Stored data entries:
· · · · · · ·
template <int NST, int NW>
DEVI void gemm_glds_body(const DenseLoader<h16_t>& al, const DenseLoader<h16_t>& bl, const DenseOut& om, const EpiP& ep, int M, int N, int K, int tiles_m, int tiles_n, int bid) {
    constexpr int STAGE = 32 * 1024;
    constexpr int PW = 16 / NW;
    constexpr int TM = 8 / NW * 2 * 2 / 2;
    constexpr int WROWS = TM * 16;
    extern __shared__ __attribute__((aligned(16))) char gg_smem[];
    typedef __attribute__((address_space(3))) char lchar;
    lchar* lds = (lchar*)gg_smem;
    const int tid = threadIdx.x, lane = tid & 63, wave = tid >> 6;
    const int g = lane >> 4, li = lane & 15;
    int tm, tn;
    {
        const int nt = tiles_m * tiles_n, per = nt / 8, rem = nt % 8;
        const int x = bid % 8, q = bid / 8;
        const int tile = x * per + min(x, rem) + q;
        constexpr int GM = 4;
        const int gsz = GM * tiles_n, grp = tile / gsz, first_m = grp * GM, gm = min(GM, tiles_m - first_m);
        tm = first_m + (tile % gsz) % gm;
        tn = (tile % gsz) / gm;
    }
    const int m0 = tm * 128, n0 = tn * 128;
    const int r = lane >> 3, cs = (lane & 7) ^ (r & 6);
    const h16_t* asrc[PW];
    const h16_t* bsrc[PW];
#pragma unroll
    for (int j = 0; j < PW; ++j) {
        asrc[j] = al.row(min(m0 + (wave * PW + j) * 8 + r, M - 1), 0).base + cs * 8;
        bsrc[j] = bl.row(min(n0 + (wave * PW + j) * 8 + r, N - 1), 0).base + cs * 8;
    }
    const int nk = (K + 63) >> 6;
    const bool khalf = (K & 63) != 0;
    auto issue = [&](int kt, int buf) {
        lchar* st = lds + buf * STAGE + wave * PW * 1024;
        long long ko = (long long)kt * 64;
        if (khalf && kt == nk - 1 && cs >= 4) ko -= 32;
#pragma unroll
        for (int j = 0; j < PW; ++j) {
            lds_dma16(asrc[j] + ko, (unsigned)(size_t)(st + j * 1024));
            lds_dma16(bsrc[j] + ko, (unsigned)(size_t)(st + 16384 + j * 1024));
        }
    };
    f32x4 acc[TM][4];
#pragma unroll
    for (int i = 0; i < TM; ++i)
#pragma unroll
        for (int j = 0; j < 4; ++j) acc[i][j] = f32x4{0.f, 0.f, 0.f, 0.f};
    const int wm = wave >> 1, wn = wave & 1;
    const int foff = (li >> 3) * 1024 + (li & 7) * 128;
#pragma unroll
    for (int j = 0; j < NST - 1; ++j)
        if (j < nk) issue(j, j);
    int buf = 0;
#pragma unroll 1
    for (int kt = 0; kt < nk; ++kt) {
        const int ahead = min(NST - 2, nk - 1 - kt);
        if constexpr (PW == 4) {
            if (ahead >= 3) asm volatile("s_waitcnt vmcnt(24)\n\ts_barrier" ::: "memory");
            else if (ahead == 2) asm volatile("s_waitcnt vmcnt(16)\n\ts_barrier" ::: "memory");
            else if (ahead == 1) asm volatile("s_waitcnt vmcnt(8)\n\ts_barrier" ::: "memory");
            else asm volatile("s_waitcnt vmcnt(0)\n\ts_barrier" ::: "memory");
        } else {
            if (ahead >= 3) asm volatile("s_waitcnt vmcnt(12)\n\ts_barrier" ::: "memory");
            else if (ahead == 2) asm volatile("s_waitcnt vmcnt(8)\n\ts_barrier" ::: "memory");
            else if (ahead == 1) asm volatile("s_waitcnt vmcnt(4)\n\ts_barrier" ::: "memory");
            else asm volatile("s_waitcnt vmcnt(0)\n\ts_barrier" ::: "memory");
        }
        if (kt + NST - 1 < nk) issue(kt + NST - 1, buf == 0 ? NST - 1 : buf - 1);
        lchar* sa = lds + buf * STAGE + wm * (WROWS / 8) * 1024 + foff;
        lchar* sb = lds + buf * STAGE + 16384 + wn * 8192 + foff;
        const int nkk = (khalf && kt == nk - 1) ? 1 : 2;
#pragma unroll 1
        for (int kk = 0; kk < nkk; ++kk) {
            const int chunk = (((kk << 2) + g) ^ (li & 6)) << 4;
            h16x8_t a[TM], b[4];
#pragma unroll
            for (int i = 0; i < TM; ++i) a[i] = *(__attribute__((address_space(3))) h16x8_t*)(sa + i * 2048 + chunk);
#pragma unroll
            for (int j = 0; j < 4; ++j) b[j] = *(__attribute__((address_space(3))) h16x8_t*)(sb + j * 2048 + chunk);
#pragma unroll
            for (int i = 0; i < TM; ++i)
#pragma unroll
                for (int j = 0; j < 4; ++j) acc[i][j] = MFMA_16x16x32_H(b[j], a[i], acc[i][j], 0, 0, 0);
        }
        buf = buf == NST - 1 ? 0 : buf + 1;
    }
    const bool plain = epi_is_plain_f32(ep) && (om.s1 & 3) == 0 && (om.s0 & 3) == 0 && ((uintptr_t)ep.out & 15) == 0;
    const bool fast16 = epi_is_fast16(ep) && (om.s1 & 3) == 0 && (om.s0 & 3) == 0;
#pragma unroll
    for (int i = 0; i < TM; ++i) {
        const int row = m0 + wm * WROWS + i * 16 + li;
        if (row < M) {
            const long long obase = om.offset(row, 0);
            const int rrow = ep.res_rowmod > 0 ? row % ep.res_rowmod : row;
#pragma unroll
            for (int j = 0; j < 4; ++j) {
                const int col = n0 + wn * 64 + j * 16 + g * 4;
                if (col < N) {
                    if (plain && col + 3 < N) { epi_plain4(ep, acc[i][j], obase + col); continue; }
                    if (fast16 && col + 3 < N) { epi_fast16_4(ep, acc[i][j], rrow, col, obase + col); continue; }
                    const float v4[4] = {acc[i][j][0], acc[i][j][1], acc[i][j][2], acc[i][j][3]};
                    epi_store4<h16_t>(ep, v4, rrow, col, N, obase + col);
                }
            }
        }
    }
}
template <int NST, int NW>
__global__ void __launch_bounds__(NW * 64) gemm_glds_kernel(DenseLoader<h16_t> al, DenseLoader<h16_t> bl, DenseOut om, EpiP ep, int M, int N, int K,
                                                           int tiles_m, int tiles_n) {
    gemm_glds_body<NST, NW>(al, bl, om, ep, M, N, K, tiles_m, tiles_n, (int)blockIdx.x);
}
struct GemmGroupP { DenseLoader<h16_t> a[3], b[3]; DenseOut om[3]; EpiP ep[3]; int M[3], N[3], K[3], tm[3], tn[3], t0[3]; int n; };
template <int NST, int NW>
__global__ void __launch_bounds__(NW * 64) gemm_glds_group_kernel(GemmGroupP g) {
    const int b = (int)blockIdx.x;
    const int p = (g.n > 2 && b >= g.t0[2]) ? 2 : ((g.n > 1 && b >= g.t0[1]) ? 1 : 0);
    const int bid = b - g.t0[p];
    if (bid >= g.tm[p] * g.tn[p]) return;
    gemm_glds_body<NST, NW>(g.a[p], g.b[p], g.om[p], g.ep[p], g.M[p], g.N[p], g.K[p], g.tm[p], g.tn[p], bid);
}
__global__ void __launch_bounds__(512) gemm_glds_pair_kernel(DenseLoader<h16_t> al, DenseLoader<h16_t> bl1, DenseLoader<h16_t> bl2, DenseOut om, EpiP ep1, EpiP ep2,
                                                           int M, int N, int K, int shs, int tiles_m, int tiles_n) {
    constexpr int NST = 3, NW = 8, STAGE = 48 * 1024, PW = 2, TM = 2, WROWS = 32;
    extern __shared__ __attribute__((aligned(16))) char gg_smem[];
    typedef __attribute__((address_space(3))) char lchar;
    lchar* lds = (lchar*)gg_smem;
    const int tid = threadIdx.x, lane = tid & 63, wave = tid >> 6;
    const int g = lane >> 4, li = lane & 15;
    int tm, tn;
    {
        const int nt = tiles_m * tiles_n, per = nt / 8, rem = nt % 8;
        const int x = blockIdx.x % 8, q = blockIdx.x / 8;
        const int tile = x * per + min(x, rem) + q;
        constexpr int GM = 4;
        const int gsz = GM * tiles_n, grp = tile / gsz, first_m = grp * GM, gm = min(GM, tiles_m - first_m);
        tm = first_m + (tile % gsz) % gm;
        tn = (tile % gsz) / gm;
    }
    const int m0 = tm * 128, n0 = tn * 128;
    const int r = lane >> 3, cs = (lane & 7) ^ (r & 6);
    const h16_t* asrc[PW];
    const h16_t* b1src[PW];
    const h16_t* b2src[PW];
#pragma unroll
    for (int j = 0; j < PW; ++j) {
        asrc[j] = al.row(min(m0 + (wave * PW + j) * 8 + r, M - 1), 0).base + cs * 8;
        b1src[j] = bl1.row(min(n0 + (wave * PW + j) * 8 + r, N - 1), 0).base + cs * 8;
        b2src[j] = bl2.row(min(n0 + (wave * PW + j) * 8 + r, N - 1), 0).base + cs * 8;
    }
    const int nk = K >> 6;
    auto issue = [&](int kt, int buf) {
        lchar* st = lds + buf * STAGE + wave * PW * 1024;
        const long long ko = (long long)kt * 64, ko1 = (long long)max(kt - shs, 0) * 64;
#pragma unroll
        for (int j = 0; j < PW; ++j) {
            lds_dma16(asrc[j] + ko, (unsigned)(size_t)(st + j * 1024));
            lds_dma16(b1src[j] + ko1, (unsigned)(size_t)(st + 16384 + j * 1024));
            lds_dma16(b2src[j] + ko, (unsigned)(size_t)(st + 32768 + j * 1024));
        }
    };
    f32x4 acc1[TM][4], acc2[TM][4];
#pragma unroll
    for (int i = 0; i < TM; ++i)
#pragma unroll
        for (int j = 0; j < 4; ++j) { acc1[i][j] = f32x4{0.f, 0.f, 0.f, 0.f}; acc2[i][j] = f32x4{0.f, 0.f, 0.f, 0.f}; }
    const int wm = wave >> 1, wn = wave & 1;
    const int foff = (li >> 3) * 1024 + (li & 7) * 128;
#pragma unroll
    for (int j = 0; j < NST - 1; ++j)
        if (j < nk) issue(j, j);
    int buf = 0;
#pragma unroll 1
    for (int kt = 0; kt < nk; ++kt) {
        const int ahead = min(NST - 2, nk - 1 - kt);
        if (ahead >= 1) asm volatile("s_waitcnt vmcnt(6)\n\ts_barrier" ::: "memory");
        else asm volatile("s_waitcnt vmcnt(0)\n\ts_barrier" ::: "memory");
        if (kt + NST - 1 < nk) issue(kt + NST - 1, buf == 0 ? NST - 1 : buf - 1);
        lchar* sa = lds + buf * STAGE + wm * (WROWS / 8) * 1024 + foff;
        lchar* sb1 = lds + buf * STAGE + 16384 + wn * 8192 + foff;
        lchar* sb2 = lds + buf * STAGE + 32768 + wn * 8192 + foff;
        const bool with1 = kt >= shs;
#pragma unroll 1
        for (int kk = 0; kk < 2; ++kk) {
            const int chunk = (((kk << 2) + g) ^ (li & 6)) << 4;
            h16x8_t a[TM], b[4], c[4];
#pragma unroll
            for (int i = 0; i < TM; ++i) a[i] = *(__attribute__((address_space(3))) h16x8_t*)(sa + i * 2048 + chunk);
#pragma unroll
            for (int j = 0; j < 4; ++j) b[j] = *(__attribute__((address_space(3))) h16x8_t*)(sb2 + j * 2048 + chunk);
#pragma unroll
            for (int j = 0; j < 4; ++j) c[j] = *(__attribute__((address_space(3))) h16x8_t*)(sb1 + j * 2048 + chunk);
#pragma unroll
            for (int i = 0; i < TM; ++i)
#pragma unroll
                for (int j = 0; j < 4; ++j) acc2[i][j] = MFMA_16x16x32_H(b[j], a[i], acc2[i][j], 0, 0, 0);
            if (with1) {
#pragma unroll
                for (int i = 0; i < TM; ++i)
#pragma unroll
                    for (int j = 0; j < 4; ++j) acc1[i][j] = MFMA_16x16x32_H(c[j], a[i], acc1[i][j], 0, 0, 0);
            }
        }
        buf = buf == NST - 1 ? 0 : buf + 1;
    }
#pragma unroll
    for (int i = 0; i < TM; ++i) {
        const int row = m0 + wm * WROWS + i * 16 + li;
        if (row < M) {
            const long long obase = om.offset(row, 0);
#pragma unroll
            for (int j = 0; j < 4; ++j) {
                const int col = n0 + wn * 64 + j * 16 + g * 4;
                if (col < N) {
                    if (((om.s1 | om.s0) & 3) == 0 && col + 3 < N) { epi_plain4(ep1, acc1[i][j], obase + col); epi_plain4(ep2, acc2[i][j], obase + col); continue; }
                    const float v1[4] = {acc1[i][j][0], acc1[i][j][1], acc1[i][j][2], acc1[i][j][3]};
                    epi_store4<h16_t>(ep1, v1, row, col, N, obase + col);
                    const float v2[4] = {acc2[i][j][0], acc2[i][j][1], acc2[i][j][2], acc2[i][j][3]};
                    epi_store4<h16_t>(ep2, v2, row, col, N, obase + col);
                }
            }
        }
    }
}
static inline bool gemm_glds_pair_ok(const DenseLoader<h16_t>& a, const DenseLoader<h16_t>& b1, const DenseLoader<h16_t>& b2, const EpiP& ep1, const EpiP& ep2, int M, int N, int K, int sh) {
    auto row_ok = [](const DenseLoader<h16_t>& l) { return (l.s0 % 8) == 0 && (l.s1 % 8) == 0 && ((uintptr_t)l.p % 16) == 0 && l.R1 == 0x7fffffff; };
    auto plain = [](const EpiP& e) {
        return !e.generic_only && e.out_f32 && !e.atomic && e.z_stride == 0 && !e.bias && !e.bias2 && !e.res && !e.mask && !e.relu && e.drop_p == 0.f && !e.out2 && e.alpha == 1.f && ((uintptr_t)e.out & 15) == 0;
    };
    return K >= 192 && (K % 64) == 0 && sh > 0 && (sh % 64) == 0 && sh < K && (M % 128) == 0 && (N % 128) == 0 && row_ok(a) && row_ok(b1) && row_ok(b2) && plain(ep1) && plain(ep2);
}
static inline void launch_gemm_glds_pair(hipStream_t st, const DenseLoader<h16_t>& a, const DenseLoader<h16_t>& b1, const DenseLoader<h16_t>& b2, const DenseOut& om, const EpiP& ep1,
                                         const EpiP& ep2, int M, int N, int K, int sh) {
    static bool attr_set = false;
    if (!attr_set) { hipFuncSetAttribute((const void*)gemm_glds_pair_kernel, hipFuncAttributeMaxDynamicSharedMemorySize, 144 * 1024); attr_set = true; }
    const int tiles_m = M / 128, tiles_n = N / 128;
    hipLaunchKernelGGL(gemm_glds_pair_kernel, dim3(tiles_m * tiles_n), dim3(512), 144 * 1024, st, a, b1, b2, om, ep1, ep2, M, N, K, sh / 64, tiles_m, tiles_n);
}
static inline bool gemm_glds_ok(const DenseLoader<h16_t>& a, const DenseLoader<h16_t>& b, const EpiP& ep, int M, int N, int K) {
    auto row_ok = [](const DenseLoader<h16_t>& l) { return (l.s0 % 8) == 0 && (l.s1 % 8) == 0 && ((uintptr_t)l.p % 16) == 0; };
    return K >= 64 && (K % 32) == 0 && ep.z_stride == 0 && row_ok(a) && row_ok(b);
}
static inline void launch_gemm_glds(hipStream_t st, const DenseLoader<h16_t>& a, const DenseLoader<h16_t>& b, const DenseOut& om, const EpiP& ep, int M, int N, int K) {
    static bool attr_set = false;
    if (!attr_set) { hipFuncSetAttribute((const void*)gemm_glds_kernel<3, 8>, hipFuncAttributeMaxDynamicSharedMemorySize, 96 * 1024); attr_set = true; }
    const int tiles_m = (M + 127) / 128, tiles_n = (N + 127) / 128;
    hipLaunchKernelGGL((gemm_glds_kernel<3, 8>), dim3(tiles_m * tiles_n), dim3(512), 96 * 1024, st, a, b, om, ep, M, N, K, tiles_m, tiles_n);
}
· · · · · · ·
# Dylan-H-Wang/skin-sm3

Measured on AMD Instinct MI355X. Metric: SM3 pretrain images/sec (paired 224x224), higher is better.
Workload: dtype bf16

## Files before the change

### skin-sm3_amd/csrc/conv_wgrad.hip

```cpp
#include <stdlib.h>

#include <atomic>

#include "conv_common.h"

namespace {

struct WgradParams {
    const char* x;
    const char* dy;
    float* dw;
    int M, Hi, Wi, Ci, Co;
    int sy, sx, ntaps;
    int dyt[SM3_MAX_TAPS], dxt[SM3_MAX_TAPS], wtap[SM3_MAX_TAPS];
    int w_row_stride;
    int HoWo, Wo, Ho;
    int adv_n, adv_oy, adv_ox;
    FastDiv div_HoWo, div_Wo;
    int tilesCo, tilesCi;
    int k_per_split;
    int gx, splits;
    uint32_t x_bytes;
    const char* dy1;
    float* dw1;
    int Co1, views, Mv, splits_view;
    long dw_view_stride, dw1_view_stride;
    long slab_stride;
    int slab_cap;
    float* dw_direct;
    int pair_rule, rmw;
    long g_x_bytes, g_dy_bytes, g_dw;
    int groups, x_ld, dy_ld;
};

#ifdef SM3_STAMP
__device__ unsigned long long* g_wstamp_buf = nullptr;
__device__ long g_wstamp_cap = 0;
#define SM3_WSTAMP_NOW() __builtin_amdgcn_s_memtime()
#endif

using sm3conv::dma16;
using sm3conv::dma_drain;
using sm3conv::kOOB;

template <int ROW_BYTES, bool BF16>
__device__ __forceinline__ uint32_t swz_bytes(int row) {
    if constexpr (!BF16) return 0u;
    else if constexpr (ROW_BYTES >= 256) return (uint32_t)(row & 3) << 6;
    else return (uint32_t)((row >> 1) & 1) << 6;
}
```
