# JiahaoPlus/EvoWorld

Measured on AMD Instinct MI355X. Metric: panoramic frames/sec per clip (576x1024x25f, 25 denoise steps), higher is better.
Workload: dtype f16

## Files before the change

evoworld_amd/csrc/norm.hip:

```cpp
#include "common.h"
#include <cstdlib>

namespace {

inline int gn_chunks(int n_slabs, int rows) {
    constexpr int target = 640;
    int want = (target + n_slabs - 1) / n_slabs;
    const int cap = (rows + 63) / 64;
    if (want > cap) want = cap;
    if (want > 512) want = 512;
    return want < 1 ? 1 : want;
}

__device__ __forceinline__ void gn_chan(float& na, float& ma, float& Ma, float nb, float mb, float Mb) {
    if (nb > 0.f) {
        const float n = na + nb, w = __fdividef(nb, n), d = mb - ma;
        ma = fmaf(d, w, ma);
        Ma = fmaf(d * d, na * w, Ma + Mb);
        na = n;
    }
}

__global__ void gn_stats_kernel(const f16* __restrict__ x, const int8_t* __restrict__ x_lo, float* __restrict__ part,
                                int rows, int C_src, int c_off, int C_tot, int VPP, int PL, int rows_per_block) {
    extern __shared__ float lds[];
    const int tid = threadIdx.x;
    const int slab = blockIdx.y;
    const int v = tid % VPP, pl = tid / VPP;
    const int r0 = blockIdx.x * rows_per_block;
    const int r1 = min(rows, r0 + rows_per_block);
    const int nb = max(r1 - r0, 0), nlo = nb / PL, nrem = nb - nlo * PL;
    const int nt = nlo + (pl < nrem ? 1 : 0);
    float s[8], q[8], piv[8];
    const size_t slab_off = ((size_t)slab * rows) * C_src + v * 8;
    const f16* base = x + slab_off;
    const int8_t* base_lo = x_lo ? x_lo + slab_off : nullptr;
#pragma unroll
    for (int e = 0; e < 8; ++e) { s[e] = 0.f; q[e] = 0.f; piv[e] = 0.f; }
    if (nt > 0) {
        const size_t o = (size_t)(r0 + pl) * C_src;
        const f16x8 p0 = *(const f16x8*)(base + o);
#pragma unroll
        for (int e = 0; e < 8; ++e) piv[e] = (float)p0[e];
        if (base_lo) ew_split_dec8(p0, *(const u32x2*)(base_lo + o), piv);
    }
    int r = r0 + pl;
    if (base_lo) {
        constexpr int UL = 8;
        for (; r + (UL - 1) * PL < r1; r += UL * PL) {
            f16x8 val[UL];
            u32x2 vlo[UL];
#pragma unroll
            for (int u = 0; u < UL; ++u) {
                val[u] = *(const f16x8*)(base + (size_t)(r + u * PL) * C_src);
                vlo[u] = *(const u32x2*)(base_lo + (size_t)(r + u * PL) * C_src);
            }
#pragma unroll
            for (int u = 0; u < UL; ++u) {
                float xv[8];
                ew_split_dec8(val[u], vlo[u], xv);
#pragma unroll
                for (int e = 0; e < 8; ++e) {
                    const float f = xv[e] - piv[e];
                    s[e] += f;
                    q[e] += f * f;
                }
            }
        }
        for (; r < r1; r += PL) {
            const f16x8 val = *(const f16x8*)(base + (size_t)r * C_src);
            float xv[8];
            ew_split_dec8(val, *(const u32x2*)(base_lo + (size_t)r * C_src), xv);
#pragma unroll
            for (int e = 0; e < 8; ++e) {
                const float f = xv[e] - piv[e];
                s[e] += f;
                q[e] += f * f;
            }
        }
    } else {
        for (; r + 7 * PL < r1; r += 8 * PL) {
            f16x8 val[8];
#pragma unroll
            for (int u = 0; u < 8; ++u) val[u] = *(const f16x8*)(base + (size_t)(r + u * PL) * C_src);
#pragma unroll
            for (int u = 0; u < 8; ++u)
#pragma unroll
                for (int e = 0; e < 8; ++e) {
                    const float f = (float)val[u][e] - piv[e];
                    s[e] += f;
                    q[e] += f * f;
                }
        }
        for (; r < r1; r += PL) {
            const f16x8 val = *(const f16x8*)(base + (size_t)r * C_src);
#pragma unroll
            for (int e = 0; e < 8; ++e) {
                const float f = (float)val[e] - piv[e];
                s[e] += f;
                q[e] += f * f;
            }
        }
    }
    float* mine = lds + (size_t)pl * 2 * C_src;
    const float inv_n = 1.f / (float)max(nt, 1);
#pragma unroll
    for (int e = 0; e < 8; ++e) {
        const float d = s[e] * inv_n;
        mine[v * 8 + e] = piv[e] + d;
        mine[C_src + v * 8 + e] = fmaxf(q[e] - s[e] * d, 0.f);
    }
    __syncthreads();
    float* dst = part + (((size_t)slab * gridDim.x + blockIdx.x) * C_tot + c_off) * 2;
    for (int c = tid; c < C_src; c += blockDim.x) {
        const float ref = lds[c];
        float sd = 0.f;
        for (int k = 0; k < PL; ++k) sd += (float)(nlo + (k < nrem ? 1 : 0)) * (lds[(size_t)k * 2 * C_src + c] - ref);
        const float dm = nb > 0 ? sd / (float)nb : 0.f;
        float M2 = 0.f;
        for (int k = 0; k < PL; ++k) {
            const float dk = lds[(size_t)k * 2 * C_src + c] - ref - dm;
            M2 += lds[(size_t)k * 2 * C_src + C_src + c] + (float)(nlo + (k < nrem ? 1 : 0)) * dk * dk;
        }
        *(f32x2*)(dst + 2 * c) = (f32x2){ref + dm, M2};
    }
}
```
· · · · · · ·
THE TASK. Every line above that holds the string "hipFuncSetAttribute" should be copied out.

ANSWER FOR THE TASK.
    if (!attr_set) { hipFuncSetAttribute((const void*)gemm_glds_pair_kernel, hipFuncAttributeMaxDynamicSharedMemorySize, 144 * 1024); attr_set = true; }
    if (!attr_set) { hipFuncSetAttribute((const void*)gemm_glds_kernel<3, 8>, hipFuncAttributeMaxDynamicSharedMemorySize, 96 * 1024); attr_set = true; }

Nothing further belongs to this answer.